[EXERCISE]
For this exercise, return exactly the lines of the material below that begin at the one with "pro_l[p.Cin + i]" and stop after the one with "1), ct = k & 1;".
(Beginning of RECORD EXTRACTS)
@@ -128,6 +129,8 @@
     'vf_conv3_x3h_packed_elems': (c_size_t, [c_int, c_int]),
     'vf_conv3_x3h_pack': (c_int, [P, P, c_int, c_int, P]),
     'vf_conv3_halo_x3h': (c_int, [POINTER(VfIgemmArgs), P]),
+    'vf_conv3_halo_x3h_res_conv_in': (c_int, [POINTER(VfIgemmArgs), P, P, P, P, P]),
+    'vf_conv3_halo_x3h_in_conv_in': (c_int, [POINTER(VfIgemmArgs), P, P, P, P, P]),
     'vf_gemm_x3h_packed_elems': (c_size_t, [c_int, c_int]),
     'vf_gemm_x3h_pack': (c_int, [P, P, c_int, c_int, c_int64, c_int64, P]),
     'vf_gemm_x3h': (c_int, [POINTER(VfIgemmArgs), P]),
diff --git a/viewformer_amd/csrc/conv3_halo_x3h.hip b/viewformer_amd/csrc/conv3_halo_x3h.hip
--- a/viewformer_amd/csrc/conv3_halo_x3h.hip
+++ b/viewformer_amd/csrc/conv3_halo_x3h.hip
@@ -1,5 +1,6 @@
 #include <type_traits>
 #include "halo_common.h"
+#include "conv_in_tile.h"
 
 namespace {
 
@@ -380,9 +381,11 @@
 
 
 typedef float f32x4v __attribute__((ext_vector_type(4)));
-
-template <bool PRO, bool SWISH>
-__global__ __launch_bounds__(256, 2) void conv3_halo_x3h16_kernel(vf_igemm_args p) {
+constexpr int CI_NONE = 0, CI_RES = 1, CI_IN = 2;
+constexpr int CI_REC_BYTES = vf_conv_in_lds_bytes(TH + 2, TW + 2);
+
+template <bool PRO, bool SWISH, int CI = CI_NONE>
+__global__ __launch_bounds__(256, 2) void conv3_halo_x3h16_kernel(vf_igemm_args p, vf_conv_in_src ci) {
     using G = Geo<false, false>;
     extern __shared__ __attribute__((aligned(16))) unsigned char smem_h[];
     constexpr int RT = 8, CT = 2;
@@ -428,14 +431,45 @@
     }
     unsigned char* __restrict__ raw_l = smem_h + 2 * G::BUF;
     const __amdgpu_buffer_rsrc_t x_rs = __builtin_amdgcn_make_buffer_rsrc(const_cast<float*>(X), 0, 0x7fffffff, 0x00020000);
-    float* __restrict__ pro_l = reinterpret_cast<float*>(smem_h + 2 * G::BUF + G::SLOTS * 4096 - 1024);
+    float* __restrict__ pro_l = reinterpret_cast<float*>(smem_h + 2 * G::BUF + (CI == CI_IN ? CI_REC_BYTES : G::SLOTS * 4096 - 1024));
     if (PRO) {
         for (int i = tid; i < p.Cin; i += 256) {
             pro_l[i] = p.pro_mean[(size_t)img * p.Cin + i];
             pro_l[p.Cin + i] = p.pro_scale[(size_t)img * p.Cin + i];
             pro_l[2 * p.Cin + i] = p.pro_beta[i];
-        }
-    }
+            if (CI == CI_IN) pro_l[3 * p.Cin + i] = ci.bias ? ci.bias[i] : 0.f;
+        }
+    }
+    vf_f16x8 ciw[2];
+    const float ci_inv_s = CI == CI_IN ? vf_conv_in_inv_s(ci, p.Cin) : 0.f;
+    int lane_v = lane;
+    auto ci_w_load = [&](int chunk, int k) { vf_conv_in_weights(ci, chunk * 2 + (k & 1), lane, ciw[0], ciw[1]); };
+    auto ci_tile_store = [&](int buf, int chunk, int k, const vf_f16x8 (&w)[2]) {
+        asm volatile("" : "+v"(lane_v));
+        const int l_m = lane_v & 15, l_g = lane_v >> 4;
+        const int pt = wave * 3 + (k >> 1), ct = k & 1;
+        const int pa = min(pt * 16 + l_m, (int)G::NPIX - 1);
+        const int par = (pa * 3641) >> 16;
+        const unsigned char* rec = raw_l + vf_conv_in_rec<TH + 2, TW + 2>(par, pa - par * G::PW, l_g);
+        const vf_f16x8 ah = *reinterpret_cast<const vf_f16x8*>(rec), al = *reinterpret_cast<const vf_f16x8*>(rec + 16);
+        const int cl = ct * 16 + l_m, ch = chunk * CK + cl;
+        const f32x4 o = vf_conv_in_tile(ah, al, w[0], w[1], ci_inv_s, pro_l[3 * p.Cin + ch]);
+        const float pmean = pro_l[ch], pscale = pro_l[p.Cin + ch], pbeta = pro_l[2 * p.Cin + ch];
+        unsigned char* dst = smem_h + buf * G::BUF + ((cl >> 3 & 1) * 2 + (cl >> 4)) * 16 + (cl & 7) * 2;
+#pragma unroll
+        for (int r = 0; r < 4; ++r) {
+            const int px = pt * 16 + l_g * 4 + r;
+            const int pr = (px * 3641) >> 16, pc = px - pr * G::PW;
+            const bool ok = (px < G::NPIX) & ((unsigned)(sy0 + pr) < (unsigned)p.Hin) & ((unsigned)(sx0 + pc) < (unsigned)p.Win);
+            float t = (o[r] - pmean) * pscale + pbeta;
+            if (SWISH) t = vf_swish_1ulp(t);
+            _Float16 h, l;
+            split2(ok ? t : 0.f, h, l);
+            unsigned char* d = dst + min(px, (int)G::NPIX) * P_LDB;
+            *reinterpret_cast<_Float16*>(d) = h;
+            *reinterpret_cast<_Float16*>(d + 64) = l;
+        }
+    };
     int pro_chunk = 0;
     auto patch_load = [&](int chunk) {
         asm volatile("" : "+v"(pix0));
@@ -508,12 +542,23 @@
 #pragma unroll
             for (int r = 0; r < 4; ++r) { acc[i][j][r] = 0.f; accx[i][j][r] = 0.f; }
 
-    patch_load(0);
-    b_load(bring[0], 0);
-    asm volatile("s_waitcnt vmcnt(0)" ::: "memory");
-    if (PRO) __syncthreads();
-#pragma unroll
-    for (int q = 0; q < G::SLOTS; ++q) patch_store_slot(0, q);
+    if (CI == CI_IN) {
+        vf_conv_in_park<TH + 2, TW + 2>(raw_l, ci, img, p.Hin, p.Win, sy0, sx0, tid);
+        b_load(bring[0], 0);
+        __syncthreads();
+        vf_f16x8 w0[2][2];
+#pragma unroll
+        for (int ct = 0; ct < 2; ++ct) vf_conv_in_weights(ci, ct, lane, w0[ct][0], w0[ct][1]);
+#pragma unroll
+        for (int k = 0; k < G::SLOTS; ++k) ci_tile_store(0, 0, k, w0[k & 1]);
+    } else {
+        patch_load(0);
+        b_load(bring[0], 0);
+        asm volatile("s_waitcnt vmcnt(0)" ::: "memory");
+        if (PRO) __syncthreads();
+#pragma unroll
+        for (int q = 0; q < G::SLOTS; ++q) patch_store_slot(0, q);
+    }
     __syncthreads();
 
     auto chunk_body = [&](int chunk, auto parity) {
(End of RECORD EXTRACTS)
[ANSWER SECTION]
             pro_l[p.Cin + i] = p.pro_scale[(size_t)img * p.Cin + i];
             pro_l[2 * p.Cin + i] = p.pro_beta[i];
-        }
-    }
+            if (CI == CI_IN) pro_l[3 * p.Cin + i] = ci.bias ? ci.bias[i] : 0.f;
+        }
+    }
+    vf_f16x8 ciw[2];
+    const float ci_inv_s = CI == CI_IN ? vf_conv_in_inv_s(ci, p.Cin) : 0.f;
+    int lane_v = lane;
+    auto ci_w_load = [&](int chunk, int k) { vf_conv_in_weights(ci, chunk * 2 + (k & 1), lane, ciw[0], ciw[1]); };
+    auto ci_tile_store = [&](int buf, int chunk, int k, const vf_f16x8 (&w)[2]) {
+        asm volatile("" : "+v"(lane_v));
+        const int l_m = lane_v & 15, l_g = lane_v >> 4;
+        const int pt = wave * 3 + (k >> 1), ct = k & 1;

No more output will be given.